Logistic regression model

\(P(y=1|x) = \frac{1}{1 + e^{-(-3.0 + 1.0x)}}\)

This model predicts low probability (approximately 0) for low x values and high probability (approximately 1) for high x values. The threshold value is approximately x = 3, which aligns with our dataset.

9. Geometric Interpretation of Logistic Regression

Logistic regression divides the feature space with a decision boundary that separates the two classes. In the binary classification case, this boundary consists of points that satisfy the equation:

\[ \beta_0 + \beta_1 x = 0 \]

In the multivariate case:

\[ \beta_0 + \beta_1 x_1 + \beta_2 x_2 + \ldots + \beta_p x_p = 0 \]
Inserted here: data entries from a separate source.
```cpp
constexpr unsigned kLogExhausted = 0xfffffffeu;
template <int TALLY>
LT_DEV void emit_deposit(const WalkParams& P, bool has, unsigned idx, typename TallyT<TALLY>::type val,
                         unsigned& lg_cur, unsigned& lg_end, unsigned& lg_chunk, uint32_t* s_hist)
{
    typedef typename TallyT<TALLY>::type TV;
    if (P.log_idx == nullptr) {
        if (has) tally_add<TALLY>(P.grid, idx, val);
        return;
    }
    const unsigned long long m = __ballot(has);
    if (m == 0ull) return;
    const unsigned cnt = (unsigned)__popcll(m);
    if (lg_chunk != kLogExhausted && lg_end - lg_cur < cnt) {
        const int lane = threadIdx.x & 63;
        const unsigned grp = blockIdx.x & (kLogGroups - 1);
        if (lg_chunk < kLogExhausted && lane == 0) P.log_fill[lg_chunk] = lg_cur - lg_chunk * kLogChunk;
        unsigned c = 0;
        if (lane == 0) c = __hip_atomic_fetch_add(P.log_next + grp, 1u, __ATOMIC_RELAXED, __HIP_MEMORY_SCOPE_AGENT);
        c = grp + kLogGroups * __builtin_amdgcn_readfirstlane(c);
        if (c < P.log_cap_chunks) { lg_chunk = c; lg_cur = c * kLogChunk; lg_end = lg_cur + kLogChunk; }
        else { lg_chunk = kLogExhausted; lg_cur = lg_end = 0; }
    }
    if (lg_chunk == kLogExhausted) {
        if ((threadIdx.x & 63) == 0) __hip_atomic_fetch_add(P.log_overflow, cnt, __ATOMIC_RELAXED, __HIP_MEMORY_SCOPE_AGENT);
        if (has) {
            unsigned ntx = P.log_ntx, nty = P.log_nty;
            asm volatile("" : "+s"(ntx), "+s"(nty));
            const unsigned tile = idx >> kTileShift, tx = tile % ntx, ty = (tile / ntx) % nty,
                           tz = tile / (ntx * nty);
            const unsigned vx = (tx << kTileBX) | (idx & 31u), vy = (ty << kTileBY) | ((idx >> 5) & 31u),
                           vz = (tz << kTileBZ) | ((idx >> 10) & 15u);
            tally_add<TALLY>(P.grid, (vz * (unsigned)P.ny + vy) * (unsigned)P.nx + vx, val);
        }
        return;
    }
    if (has) {
        const unsigned rank = __builtin_amdgcn_mbcnt_hi((unsigned)(m >> 32), __builtin_amdgcn_mbcnt_lo((unsigned)m, 0u));
        P.log_idx[lg_cur + rank] = idx;
        reinterpret_cast<TV*>(P.log_val)[lg_cur + rank] = val;
        atomicAdd(&s_hist[idx >> P.log_hist_shift], 1u);
    }
    lg_cur += cnt;
}

constexpr unsigned kPacket = 64;
#ifndef LT_REFILL_MIN
#define LT_REFILL_MIN 4
#endif
constexpr unsigned kRefillMin = LT_REFILL_MIN;
#ifndef LT_QUERY_MIN
#define LT_QUERY_MIN 8
#endif
constexpr unsigned kQueryMin = LT_QUERY_MIN;
constexpr unsigned kQueryMinGlobal = 48;
#ifndef LT_QUERY_MAX_AGE
#define LT_QUERY_MAX_AGE 8
#endif
// ... 28 lines not shown
#define LT_WALK_NAME walk_kernel
#define LT_WALK_BATCH 0
#include "lt_walk_kernel.inc"
#undef LT_WALK_NAME
#undef LT_WALK_BATCH
#undef LT_INV_MODE
#define LT_INV_MODE LT_INV_MODE_MESH
#define LT_WALK_NAME walk_kernel_q
#define LT_WALK_BATCH 1
#include "lt_walk_kernel.inc"
#undef LT_WALK_NAME
#undef LT_WALK_BATCH
#undef LT_INV_MODE
#define LT_INV_MODE LT_INV_MODE_MARCH
#define LT_WALK_NAME walk_kernel_m
#define LT_WALK_BATCH 2
#include "lt_walk_kernel.inc"
#undef LT_WALK_NAME
#undef LT_WALK_BATCH
#undef LT_INV_MODE

typedef void (*WalkFn)(const WalkParams);

template <typename R, int GEOM, bool TABLE, bool CAPTURE>
static WalkFn pick_tally(int tally)
{
    switch (tally) {
    case LT_TALLY_F32:
        if constexpr (TABLE) return nullptr;
        else if constexpr (GEOM == 0) return walk_kernel<R, GEOM, TABLE, LT_TALLY_F32, CAPTURE>;
        else return walk_kernel_q<R, GEOM, TABLE, LT_TALLY_F32, CAPTURE>;
    case LT_TALLY_F64:
        if constexpr (GEOM == 0) return walk_kernel<R, GEOM, TABLE, LT_TALLY_F64, CAPTURE>;
        else return walk_kernel_q<R, GEOM, TABLE, LT_TALLY_F64, CAPTURE>;
    case LT_TALLY_U64FX:
        if constexpr (GEOM == 0) return walk_kernel<R, GEOM, TABLE, LT_TALLY_U64FX, CAPTURE>;
        else return walk_kernel_q<R, GEOM, TABLE, LT_TALLY_U64FX, CAPTURE>;
    case LT_TALLY_NONE:
        if constexpr (!TABLE && GEOM == 0 && !CAPTURE) return walk_kernel<R, GEOM, TABLE, LT_TALLY_NONE, false>; else return nullptr;
    }
    return nullptr;
}

template <typename R, bool CAPTURE>
static WalkFn pick_march(int tally)
{
    switch (tally) {
    case LT_TALLY_F32: return walk_kernel_m<R, 2, false, LT_TALLY_F32, CAPTURE>;
    case LT_TALLY_F64: return walk_kernel_m<R, 2, false, LT_TALLY_F64, CAPTURE>;
    case LT_TALLY_U64FX: return walk_kernel_m<R, 2, false, LT_TALLY_U64FX, CAPTURE>;
    }
    return nullptr;
}

template <typename R, bool TABLE, bool CAPTURE>
static WalkFn pick_geom(const Variant& v)
{
    if (v.mesh == 3) { if constexpr (!TABLE) return pick_march<R, CAPTURE>(v.tally); else return nullptr; }
    if (v.mesh == 0) return pick_tally<R, 0, TABLE, CAPTURE>(v.tally);
    if (v.mesh == 1) return pick_tally<R, 1, TABLE, CAPTURE>(v.tally);
    if constexpr (!TABLE) return pick_tally<R, 2, TABLE, CAPTURE>(v.tally); else return nullptr;
}

template <typename R, int PHASE>
static WalkFn pick_phase(int tally)
{
    switch (tally) {
    case LT_TALLY_F32: return walk_kernel<R, 0, false, LT_TALLY_F32, false, PHASE>;
    case LT_TALLY_F64: return walk_kernel<R, 0, false, LT_TALLY_F64, false, PHASE>;
    case LT_TALLY_U64FX: return walk_kernel<R, 0, false, LT_TALLY_U64FX, false, PHASE>;
    }
    return nullptr;
}

template <typename R, int PHASE>
static WalkFn pick_phase_q(int tally)
{
    switch (tally) {
    case LT_TALLY_F32: return walk_kernel_q<R, 1, false, LT_TALLY_F32, false, PHASE>;
    case LT_TALLY_F64: return walk_kernel_q<R, 1, false, LT_TALLY_F64, false, PHASE>;
    case LT_TALLY_U64FX: return walk_kernel_q<R, 1, false, LT_TALLY_U64FX, false, PHASE>;
    }
    return nullptr;
}

static WalkFn pick(const Variant& v)
{
    if (v.phase) {
        if (v.mesh > 1 || v.table || v.capture) return nullptr;
        if (v.mesh == 1) {
            if (v.phase == 1) return v.f32 ? pick_phase_q<float, 1>(v.tally) : pick_phase_q<double, 1>(v.tally);
            return v.f32 ? pick_phase_q<float, 2>(v.tally) : pick_phase_q<double, 2>(v.tally);
        }
        if (v.phase == 1) return v.f32 ? pick_phase<float, 1>(v.tally) : pick_phase<double, 1>(v.tally);
        return v.f32 ? pick_phase<float, 2>(v.tally) : pick_phase<double, 2>(v.tally);
    }
    if (v.capture) return (v.f32 || v.table) ? nullptr : pick_geom<double, false, true>(v);
    if (v.f32) return v.table ? nullptr : pick_geom<float, false, false>(v);
    return v.table ? pick_geom<double, true, false>(v) : pick_geom<double, false, false>(v);
}

size_t walk_lds_bytes(const Variant& v, int n_media, int n_layers, int n_tris, int n_nodes, unsigned n_hist)
{
    if (v.mesh) n_layers = 0;
    if (v.mesh != 1) { n_tris = 0; n_nodes = 0; }
    return v.f32 ? LdsLayout<float>(n_media, n_layers, n_tris, n_nodes, n_hist, v.mesh == 3 ? 4 * sizeof(MarchWave<float>) : 0).total
                 : LdsLayout<double>(n_media, n_layers, n_tris, n_nodes, n_hist, v.mesh == 3 ? 4 * sizeof(MarchWave<double>) : 0).total;
}

int walk_max_blocks_per_cu(const Variant& v, int threads, size_t lds_bytes)
{
    WalkFn fn = pick(v);
    if (!fn) return 0;
    int nb = 0;
    if (hipOccupancyMaxActiveBlocksPerMultiprocessor(&nb, reinterpret_cast<const void*>(fn), threads, lds_bytes) != hipSuccess)
        return 0;
    return nb;
}

hipError_t launch_walk(const WalkParams& Pin, const Variant& v, const LaunchCfg& cfg, hipStream_t s)
{
    WalkFn fn = pick(v);
    if (!fn) return hipErrorInvalidValue;
    WalkParams P = Pin;
    if (v.mesh) P.n_layers = 0; else { P.n_tris = 0; P.n_nodes = 0; }
    if (cfg.lds_bytes > 64 * 1024) {
        hipError_t e = hipFuncSetAttribute(reinterpret_cast<const void*>(fn),
                                           hipFuncAttributeMaxDynamicSharedMemorySize, (int)cfg.lds_bytes);
        if (e != hipSuccess) return e;
    }
    hipLaunchKernelGGL(fn, dim3(cfg.blocks), dim3(cfg.threads), cfg.lds_bytes, s, P);
    return hipGetLastError();
}

__global__ void k_intersect_rays(const TriD<double>* tris, const NodeD<double>* nodes, int n_tris, int n_nodes,
                                 const double* o, const double* d, const double* tmax, size_t n, int use_bvh,
                                 const MarchGrid G, const int16_t* links, int32_t* prim, double* t)
{
    size_t i = (size_t)blockIdx.x * blockDim.x + threadIdx.x;
    if (use_bvh == 2) {
        __shared__ MarchWave<double> mw[4];
        const bool want = i < n;
        const size_t k = want ? i : 0;
        int pi; double tt;
        march_service<double>(tris, nodes, n_nodes, G, &mw[threadIdx.x >> 6], want, o[3 * k], o[3 * k + 1], o[3 * k + 2], d[3 * k], d[3 * k + 1],
                              d[3 * k + 2], tmax ? tmax[k] : __builtin_huge_val(), 0.0, pi, tt);
// ... 698 lines not shown
```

This is a hyperplane that linearly divides the feature space.

10. Regularization

To prevent overfitting, a penalty term can be added to the log-likelihood function:

L2 Regularization (Ridge):

\[ \ell_{ridge}(\boldsymbol{\beta}) = \ell(\boldsymbol{\beta}) - \lambda \sum_{j=1}^{p} \beta_j^2 \]

L1 Regularization (Lasso):

\[ \ell_{lasso}(\boldsymbol{\beta}) = \ell(\boldsymbol{\beta}) - \lambda \sum_{j=1}^{p} |\beta_j| \]
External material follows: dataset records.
int scratch(drephip_ctx *ctx, const char *name, size_t bytes, void **out) {
    DevBuf &b = ctx->bufs[name];
    if (bytes == 0) bytes = 8;
    if (b.bytes < bytes) {
        const size_t want = std::max(bytes, b.bytes + b.bytes / 4);
        if (b.ptr) {
            HIPC(hipStreamSynchronize(ctx->stream));
            HIPC(hipDeviceSynchronize());
            HIPC(hipFree(b.ptr));
            b.ptr = nullptr; b.bytes = 0;
        }
        ctx->alloc_gen++;
        hipError_t e = hipMalloc(&b.ptr, want);
        if (e != hipSuccess) {
            set_error(std::string("hipMalloc(") + std::to_string(want) + ") for " + name + ": " +
                      hipGetErrorString(e));
            b.ptr = nullptr;
            return DREPHIP_ERR_NOMEM;
        }
        b.bytes = want;
    }
    *out = b.ptr;
    return DREPHIP_OK;
}

int pinned_host(drephip_ctx *ctx, const char *name, size_t bytes, void **out) {
    DevBuf &b = ctx->pinned[name];
    if (bytes == 0) bytes = 8;
    if (b.bytes < bytes) {
        if (b.ptr) {
            HIPC(hipStreamSynchronize(ctx->stream));
// ... 818 lines not shown
    int rc;
    if ((rc = scratch(ctx, "ap_in_h", (uint64_t)N * s * 8, (void **)&d_h))) return rc;
    if ((rc = scratch(ctx, "ap_in_n", N * 4ull, (void **)&d_n))) return rc;
    if (cap && (rc = scratch(ctx, "sp_out", cap * 16, (void **)&d_p))) return rc;
    HIPC(hipMemcpyAsync(d_h, hashes, (uint64_t)N * s * 8, hipMemcpyHostToDevice, st));
    HIPC(hipMemcpyAsync(d_n, nhash, N * 4ull, hipMemcpyHostToDevice, st));
    timing_begin(ctx);
    rc = allpairs_sparse_impl(ctx, d_h, d_n, N, row0, row1, (uint4 *)d_p, cap, n_pairs, st);
    if (rc && rc != DREPHIP_ERR_NOMEM) return rc;
    timing_collect(ctx);
    const uint64_t have = std::min(*n_pairs, cap);
    if (have) HIPC(hipMemcpyAsync(pairs, d_p, have * 16, hipMemcpyDeviceToHost, st));
    HIPC(hipStreamSynchronize(st));
    return rc;
}

DREPHIP_EXPORT int drephip_last_sparse_stats(drephip_ctx *ctx, uint32_t *blocks, uint64_t *direct, uint64_t *fallback,
                                             uint64_t *scratch_bytes) {
    if (!ctx) { set_error("null context"); return DREPHIP_ERR_ARG; }
    if (blocks) *blocks = ctx->sparse.blocks;
    if (direct) *direct = ctx->sparse.direct;
    if (fallback) *fallback = ctx->sparse.fallback;
    if (scratch_bytes) *scratch_bytes = ctx->sparse.scratch_bytes;
    return DREPHIP_OK;
}

DREPHIP_EXPORT int drephip_distance_lut(int k, uint32_t denom, double *lut) {
    if (!lut || k < 1 || denom == 0) { set_error("bad argument"); return DREPHIP_ERR_ARG; }
    for (uint32_t c = 0; c <= denom; c++) {
        double d;
        if (c == denom) d = 0.0;
        else if (c == 0) d = 1.0;
        else {
            const double j = (double)c / (double)denom;
            d = -std::log(2.0 * j / (1.0 + j)) / (double)k;
            if (d > 1.0) d = 1.0;
        }
        lut[c] = d;
    }
    return DREPHIP_OK;
}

Here \(\lambda\) is the regularization parameter, and larger values provide more regularization.

Conclusion

Logistic regression is a powerful statistical method for classification problems. Unlike linear regression, it works within a probability framework and estimates parameters using the Maximum Likelihood method.

Despite its simplicity, this method forms a fundamental building block in the field of machine learning and is an important step in understanding more complex algorithms.